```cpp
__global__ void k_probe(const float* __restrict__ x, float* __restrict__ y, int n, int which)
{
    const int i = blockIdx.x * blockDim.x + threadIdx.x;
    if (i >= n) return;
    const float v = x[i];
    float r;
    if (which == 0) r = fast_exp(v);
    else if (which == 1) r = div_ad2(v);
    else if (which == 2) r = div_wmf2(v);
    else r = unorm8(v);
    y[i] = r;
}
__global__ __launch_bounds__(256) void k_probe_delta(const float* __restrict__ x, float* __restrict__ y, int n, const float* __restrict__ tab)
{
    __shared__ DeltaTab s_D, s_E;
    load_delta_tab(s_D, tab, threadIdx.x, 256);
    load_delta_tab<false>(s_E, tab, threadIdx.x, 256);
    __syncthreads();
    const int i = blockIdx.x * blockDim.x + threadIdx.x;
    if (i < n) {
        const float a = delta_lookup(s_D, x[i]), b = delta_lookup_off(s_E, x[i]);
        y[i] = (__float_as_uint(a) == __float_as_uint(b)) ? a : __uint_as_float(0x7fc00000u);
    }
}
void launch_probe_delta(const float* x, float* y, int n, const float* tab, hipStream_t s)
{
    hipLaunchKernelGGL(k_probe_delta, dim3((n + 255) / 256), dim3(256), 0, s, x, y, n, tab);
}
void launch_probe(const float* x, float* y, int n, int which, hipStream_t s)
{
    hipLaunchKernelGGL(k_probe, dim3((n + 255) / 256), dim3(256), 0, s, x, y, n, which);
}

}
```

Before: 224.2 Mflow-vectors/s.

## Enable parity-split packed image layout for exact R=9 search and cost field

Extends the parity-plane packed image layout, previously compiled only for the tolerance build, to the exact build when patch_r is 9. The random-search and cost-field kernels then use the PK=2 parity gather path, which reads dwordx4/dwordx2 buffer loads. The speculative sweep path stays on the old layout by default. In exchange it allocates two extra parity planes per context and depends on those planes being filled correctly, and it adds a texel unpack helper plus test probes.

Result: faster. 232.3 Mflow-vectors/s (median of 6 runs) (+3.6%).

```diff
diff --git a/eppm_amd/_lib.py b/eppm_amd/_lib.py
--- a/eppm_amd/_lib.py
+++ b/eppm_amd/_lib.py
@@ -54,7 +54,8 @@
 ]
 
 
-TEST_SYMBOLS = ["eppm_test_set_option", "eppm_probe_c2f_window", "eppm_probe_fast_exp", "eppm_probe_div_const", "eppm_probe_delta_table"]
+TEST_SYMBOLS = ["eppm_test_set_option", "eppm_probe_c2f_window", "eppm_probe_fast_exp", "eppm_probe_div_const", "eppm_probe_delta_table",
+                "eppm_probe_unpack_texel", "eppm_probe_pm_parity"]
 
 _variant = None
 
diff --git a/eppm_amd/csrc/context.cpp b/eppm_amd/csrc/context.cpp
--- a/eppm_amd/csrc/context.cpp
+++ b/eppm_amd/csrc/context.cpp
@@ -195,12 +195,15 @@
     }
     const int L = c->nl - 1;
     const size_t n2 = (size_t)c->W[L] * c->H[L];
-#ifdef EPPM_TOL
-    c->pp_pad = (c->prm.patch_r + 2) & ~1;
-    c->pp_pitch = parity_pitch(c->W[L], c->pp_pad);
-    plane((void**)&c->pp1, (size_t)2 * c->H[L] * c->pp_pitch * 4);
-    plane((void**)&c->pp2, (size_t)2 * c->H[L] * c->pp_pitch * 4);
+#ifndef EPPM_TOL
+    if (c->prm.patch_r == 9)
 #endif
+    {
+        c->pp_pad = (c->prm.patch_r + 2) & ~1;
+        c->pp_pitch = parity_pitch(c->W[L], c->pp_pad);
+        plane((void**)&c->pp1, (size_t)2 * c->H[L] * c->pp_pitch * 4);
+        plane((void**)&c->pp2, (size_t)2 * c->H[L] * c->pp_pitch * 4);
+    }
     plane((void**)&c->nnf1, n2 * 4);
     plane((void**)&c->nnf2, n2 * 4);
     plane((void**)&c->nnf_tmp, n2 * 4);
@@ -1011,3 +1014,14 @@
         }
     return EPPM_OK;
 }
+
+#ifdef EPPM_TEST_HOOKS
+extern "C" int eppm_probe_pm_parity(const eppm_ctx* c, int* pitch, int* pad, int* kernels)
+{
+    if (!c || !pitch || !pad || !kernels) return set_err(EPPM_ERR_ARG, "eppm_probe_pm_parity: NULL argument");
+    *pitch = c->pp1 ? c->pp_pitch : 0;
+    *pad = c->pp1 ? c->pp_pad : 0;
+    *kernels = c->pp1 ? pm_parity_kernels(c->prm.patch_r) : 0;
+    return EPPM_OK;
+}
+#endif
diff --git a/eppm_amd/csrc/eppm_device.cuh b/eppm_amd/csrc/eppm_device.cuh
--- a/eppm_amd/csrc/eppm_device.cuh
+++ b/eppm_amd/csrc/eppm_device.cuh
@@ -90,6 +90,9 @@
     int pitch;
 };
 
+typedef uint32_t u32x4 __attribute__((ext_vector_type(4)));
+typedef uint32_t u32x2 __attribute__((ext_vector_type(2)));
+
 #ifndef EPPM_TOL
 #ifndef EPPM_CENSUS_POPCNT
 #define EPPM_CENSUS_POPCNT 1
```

* * *

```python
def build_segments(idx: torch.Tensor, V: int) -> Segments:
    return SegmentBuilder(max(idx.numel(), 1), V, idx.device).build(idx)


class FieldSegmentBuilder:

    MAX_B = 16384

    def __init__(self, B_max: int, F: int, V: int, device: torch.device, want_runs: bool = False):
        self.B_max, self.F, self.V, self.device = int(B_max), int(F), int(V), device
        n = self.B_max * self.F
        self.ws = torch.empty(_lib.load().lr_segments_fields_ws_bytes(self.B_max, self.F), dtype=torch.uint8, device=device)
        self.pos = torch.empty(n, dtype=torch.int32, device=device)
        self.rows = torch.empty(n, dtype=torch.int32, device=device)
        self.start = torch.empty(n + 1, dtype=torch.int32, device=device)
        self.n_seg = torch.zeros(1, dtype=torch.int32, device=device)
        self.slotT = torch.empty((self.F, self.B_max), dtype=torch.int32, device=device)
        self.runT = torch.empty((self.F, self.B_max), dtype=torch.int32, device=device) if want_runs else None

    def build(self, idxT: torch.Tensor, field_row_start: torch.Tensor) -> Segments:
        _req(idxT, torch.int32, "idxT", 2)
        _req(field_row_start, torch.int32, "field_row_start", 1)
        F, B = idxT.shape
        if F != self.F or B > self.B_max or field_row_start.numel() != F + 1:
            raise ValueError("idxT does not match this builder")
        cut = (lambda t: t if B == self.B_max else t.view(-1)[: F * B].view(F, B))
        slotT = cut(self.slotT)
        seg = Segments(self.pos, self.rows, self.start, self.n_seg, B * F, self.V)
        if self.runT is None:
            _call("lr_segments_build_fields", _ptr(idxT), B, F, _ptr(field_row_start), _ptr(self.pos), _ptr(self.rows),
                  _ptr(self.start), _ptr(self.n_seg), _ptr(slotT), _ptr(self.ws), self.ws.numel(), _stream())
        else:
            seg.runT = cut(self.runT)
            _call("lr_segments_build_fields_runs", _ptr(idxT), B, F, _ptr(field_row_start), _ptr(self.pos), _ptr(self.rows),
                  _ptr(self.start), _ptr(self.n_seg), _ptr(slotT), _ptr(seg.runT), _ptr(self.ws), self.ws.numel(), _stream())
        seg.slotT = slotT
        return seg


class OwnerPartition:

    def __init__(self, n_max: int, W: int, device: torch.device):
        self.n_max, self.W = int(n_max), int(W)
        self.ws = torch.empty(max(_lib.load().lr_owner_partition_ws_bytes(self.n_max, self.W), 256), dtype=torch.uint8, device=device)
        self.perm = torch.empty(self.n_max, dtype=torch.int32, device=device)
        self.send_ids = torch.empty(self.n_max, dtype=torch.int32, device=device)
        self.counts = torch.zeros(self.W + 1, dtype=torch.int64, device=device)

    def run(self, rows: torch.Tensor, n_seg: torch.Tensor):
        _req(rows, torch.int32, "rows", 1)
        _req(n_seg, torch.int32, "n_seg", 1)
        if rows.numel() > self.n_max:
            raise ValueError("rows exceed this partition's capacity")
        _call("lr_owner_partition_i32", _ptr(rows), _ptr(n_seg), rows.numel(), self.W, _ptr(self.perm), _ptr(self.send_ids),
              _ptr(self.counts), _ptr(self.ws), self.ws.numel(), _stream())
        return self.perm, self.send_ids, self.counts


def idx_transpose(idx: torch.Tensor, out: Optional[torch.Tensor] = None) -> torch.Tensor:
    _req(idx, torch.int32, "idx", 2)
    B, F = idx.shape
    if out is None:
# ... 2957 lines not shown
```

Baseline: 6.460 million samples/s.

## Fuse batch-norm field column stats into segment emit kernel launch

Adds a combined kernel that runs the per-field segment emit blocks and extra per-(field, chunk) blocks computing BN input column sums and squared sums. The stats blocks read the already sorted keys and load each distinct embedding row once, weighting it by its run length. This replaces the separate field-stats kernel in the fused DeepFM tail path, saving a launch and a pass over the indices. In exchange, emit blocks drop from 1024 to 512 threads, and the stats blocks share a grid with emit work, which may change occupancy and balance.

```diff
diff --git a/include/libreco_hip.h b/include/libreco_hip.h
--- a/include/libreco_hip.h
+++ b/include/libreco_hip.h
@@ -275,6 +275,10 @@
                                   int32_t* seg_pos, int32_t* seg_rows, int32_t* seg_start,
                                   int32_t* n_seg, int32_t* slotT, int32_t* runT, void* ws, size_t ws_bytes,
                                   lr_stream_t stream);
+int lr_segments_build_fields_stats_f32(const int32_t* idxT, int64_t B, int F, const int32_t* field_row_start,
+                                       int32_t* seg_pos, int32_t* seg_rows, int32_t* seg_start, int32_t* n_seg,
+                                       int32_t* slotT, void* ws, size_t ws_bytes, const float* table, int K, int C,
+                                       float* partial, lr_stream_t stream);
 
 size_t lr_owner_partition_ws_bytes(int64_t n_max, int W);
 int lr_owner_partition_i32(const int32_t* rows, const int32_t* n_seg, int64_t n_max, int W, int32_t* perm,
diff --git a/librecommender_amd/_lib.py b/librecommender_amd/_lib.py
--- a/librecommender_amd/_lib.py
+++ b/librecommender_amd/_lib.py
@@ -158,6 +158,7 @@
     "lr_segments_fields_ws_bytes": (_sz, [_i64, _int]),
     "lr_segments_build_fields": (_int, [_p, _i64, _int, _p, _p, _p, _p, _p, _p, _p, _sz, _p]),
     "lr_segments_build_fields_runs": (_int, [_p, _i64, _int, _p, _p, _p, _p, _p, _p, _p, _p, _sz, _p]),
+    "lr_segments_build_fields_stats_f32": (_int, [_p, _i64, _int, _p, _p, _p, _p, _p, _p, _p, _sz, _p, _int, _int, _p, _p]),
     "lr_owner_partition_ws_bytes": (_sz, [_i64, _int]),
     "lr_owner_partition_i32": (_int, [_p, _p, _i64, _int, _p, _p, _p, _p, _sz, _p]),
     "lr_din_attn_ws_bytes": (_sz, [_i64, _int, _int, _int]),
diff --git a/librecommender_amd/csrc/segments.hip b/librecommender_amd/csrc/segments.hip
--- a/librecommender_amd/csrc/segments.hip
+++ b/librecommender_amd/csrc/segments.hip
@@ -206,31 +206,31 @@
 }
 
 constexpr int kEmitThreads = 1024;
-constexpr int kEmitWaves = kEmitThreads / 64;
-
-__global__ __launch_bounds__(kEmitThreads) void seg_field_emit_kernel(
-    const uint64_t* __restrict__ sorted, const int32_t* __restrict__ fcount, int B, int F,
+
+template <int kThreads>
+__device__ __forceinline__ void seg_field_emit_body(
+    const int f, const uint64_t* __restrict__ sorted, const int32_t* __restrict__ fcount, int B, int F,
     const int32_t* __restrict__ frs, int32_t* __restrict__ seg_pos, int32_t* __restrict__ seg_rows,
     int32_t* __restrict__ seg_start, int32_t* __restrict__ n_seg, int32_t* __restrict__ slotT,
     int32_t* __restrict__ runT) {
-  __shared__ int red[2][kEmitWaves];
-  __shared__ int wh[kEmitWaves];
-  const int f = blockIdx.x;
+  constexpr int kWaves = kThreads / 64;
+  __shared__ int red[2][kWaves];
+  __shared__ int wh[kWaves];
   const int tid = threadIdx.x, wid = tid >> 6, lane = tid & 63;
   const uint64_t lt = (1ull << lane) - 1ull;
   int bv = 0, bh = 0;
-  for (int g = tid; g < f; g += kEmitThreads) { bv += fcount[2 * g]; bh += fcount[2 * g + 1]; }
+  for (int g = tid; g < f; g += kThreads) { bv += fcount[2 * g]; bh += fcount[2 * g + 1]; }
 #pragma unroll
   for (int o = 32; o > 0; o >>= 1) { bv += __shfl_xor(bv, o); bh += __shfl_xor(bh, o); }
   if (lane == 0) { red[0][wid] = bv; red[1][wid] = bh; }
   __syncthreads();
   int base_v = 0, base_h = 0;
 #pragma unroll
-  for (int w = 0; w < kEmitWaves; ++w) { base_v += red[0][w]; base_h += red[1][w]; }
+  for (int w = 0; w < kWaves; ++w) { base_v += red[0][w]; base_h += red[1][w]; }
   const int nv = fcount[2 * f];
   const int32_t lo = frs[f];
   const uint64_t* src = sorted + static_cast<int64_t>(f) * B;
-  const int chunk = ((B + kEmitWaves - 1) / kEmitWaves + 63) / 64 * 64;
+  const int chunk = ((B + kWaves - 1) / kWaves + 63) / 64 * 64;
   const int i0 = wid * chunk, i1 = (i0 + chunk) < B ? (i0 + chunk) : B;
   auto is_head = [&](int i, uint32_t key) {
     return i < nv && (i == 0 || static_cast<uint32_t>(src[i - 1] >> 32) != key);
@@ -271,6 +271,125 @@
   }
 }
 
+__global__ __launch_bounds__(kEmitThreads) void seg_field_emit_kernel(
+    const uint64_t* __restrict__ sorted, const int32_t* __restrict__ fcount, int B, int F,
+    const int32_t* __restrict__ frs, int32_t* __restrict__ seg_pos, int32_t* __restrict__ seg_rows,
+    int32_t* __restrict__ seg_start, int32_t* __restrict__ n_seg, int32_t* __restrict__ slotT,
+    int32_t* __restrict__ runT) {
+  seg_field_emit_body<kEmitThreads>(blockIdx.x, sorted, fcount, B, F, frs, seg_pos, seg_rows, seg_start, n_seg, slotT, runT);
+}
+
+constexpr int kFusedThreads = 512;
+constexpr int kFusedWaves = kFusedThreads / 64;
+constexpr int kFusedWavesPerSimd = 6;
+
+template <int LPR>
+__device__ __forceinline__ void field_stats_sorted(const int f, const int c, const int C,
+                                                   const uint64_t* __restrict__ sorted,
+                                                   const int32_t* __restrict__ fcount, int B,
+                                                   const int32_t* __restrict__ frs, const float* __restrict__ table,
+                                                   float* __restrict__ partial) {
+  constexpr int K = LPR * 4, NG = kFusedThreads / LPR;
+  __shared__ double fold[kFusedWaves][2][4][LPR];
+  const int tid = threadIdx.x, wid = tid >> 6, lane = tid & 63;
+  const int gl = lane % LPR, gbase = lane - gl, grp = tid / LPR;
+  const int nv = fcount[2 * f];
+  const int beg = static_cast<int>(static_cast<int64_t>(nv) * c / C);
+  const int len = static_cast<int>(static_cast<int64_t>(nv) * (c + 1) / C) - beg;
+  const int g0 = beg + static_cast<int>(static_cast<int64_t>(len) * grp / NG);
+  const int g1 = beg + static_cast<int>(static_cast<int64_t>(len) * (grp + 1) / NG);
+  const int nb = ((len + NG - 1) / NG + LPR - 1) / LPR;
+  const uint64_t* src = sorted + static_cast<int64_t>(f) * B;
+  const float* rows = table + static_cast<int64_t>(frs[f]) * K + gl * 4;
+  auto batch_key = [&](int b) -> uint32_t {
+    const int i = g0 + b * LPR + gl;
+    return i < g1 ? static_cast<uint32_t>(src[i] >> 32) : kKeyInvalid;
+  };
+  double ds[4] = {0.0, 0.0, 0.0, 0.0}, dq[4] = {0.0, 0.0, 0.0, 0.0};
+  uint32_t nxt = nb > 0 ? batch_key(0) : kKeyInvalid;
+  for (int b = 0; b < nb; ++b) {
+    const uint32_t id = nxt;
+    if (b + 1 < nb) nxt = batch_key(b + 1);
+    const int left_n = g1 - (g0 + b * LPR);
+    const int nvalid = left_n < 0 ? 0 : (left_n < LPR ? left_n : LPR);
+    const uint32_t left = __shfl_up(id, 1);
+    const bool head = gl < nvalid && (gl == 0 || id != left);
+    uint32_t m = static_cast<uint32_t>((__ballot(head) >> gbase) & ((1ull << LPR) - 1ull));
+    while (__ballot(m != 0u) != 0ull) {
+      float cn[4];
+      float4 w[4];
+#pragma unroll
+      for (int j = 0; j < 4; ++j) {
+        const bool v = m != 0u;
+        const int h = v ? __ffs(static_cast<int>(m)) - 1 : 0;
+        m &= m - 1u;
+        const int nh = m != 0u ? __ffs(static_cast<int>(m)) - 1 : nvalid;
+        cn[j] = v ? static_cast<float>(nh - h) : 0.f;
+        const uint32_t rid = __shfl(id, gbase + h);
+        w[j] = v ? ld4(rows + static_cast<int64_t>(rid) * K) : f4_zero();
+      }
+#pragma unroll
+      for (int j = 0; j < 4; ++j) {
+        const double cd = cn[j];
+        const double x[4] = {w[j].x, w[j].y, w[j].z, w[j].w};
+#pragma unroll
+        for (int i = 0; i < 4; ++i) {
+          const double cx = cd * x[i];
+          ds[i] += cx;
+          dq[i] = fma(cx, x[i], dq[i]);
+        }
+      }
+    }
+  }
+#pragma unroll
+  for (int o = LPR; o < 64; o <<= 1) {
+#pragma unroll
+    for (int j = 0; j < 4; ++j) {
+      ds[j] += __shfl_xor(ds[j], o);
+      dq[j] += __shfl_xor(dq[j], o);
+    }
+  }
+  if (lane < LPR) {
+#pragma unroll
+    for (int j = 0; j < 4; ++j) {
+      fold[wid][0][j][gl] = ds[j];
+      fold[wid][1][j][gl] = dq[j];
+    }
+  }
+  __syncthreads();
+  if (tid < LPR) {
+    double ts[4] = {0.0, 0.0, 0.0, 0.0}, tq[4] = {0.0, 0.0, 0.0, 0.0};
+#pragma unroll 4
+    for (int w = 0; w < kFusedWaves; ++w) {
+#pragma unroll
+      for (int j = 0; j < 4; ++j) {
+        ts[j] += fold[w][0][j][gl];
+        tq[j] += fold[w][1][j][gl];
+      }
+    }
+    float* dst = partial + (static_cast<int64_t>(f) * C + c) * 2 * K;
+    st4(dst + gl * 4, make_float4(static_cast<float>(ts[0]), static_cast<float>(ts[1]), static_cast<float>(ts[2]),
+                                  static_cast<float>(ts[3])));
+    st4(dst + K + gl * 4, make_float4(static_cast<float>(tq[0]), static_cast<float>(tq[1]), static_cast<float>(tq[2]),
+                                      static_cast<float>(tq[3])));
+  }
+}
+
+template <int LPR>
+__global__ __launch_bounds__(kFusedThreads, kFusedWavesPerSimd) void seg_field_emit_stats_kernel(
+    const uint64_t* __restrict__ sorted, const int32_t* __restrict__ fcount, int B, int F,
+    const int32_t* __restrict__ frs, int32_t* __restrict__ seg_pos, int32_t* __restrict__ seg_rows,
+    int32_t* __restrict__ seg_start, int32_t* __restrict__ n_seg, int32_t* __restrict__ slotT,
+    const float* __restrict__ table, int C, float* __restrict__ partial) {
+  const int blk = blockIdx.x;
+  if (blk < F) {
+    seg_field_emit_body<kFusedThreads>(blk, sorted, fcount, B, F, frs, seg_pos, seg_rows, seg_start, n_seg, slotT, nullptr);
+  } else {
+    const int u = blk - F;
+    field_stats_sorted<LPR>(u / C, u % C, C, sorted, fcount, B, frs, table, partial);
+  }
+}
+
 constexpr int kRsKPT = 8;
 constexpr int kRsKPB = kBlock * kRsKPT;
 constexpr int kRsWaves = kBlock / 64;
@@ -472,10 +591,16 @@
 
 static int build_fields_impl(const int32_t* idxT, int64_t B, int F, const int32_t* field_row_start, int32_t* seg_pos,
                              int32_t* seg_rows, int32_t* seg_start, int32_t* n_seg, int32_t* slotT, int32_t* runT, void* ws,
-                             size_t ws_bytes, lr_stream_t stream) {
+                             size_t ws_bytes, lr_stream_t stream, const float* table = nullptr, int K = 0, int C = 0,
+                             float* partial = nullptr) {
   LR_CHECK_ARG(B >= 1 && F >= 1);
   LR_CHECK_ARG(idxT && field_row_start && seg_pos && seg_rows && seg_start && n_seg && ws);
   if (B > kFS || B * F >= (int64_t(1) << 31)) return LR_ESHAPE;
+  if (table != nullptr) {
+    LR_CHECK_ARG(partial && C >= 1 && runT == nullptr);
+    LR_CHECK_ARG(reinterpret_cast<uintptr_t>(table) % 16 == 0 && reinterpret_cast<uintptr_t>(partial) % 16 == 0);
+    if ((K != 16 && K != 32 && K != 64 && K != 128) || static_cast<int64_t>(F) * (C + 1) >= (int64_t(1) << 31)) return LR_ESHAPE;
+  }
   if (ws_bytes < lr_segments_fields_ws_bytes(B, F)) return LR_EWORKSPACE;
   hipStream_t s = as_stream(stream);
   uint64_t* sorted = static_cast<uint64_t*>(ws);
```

* * *

__Aim of the task__: Copy out, from the data above, every line holding the word "perm".

__Written response__:
        self.perm = torch.empty(self.n_max, dtype=torch.int32, device=device)
        _call("lr_owner_partition_i32", _ptr(rows), _ptr(n_seg), rows.numel(), self.W, _ptr(self.perm), _ptr(self.send_ids),
        return self.perm, self.send_ids, self.counts
 int lr_owner_partition_i32(const int32_t* rows, const int32_t* n_seg, int64_t n_max, int W, int32_t* perm,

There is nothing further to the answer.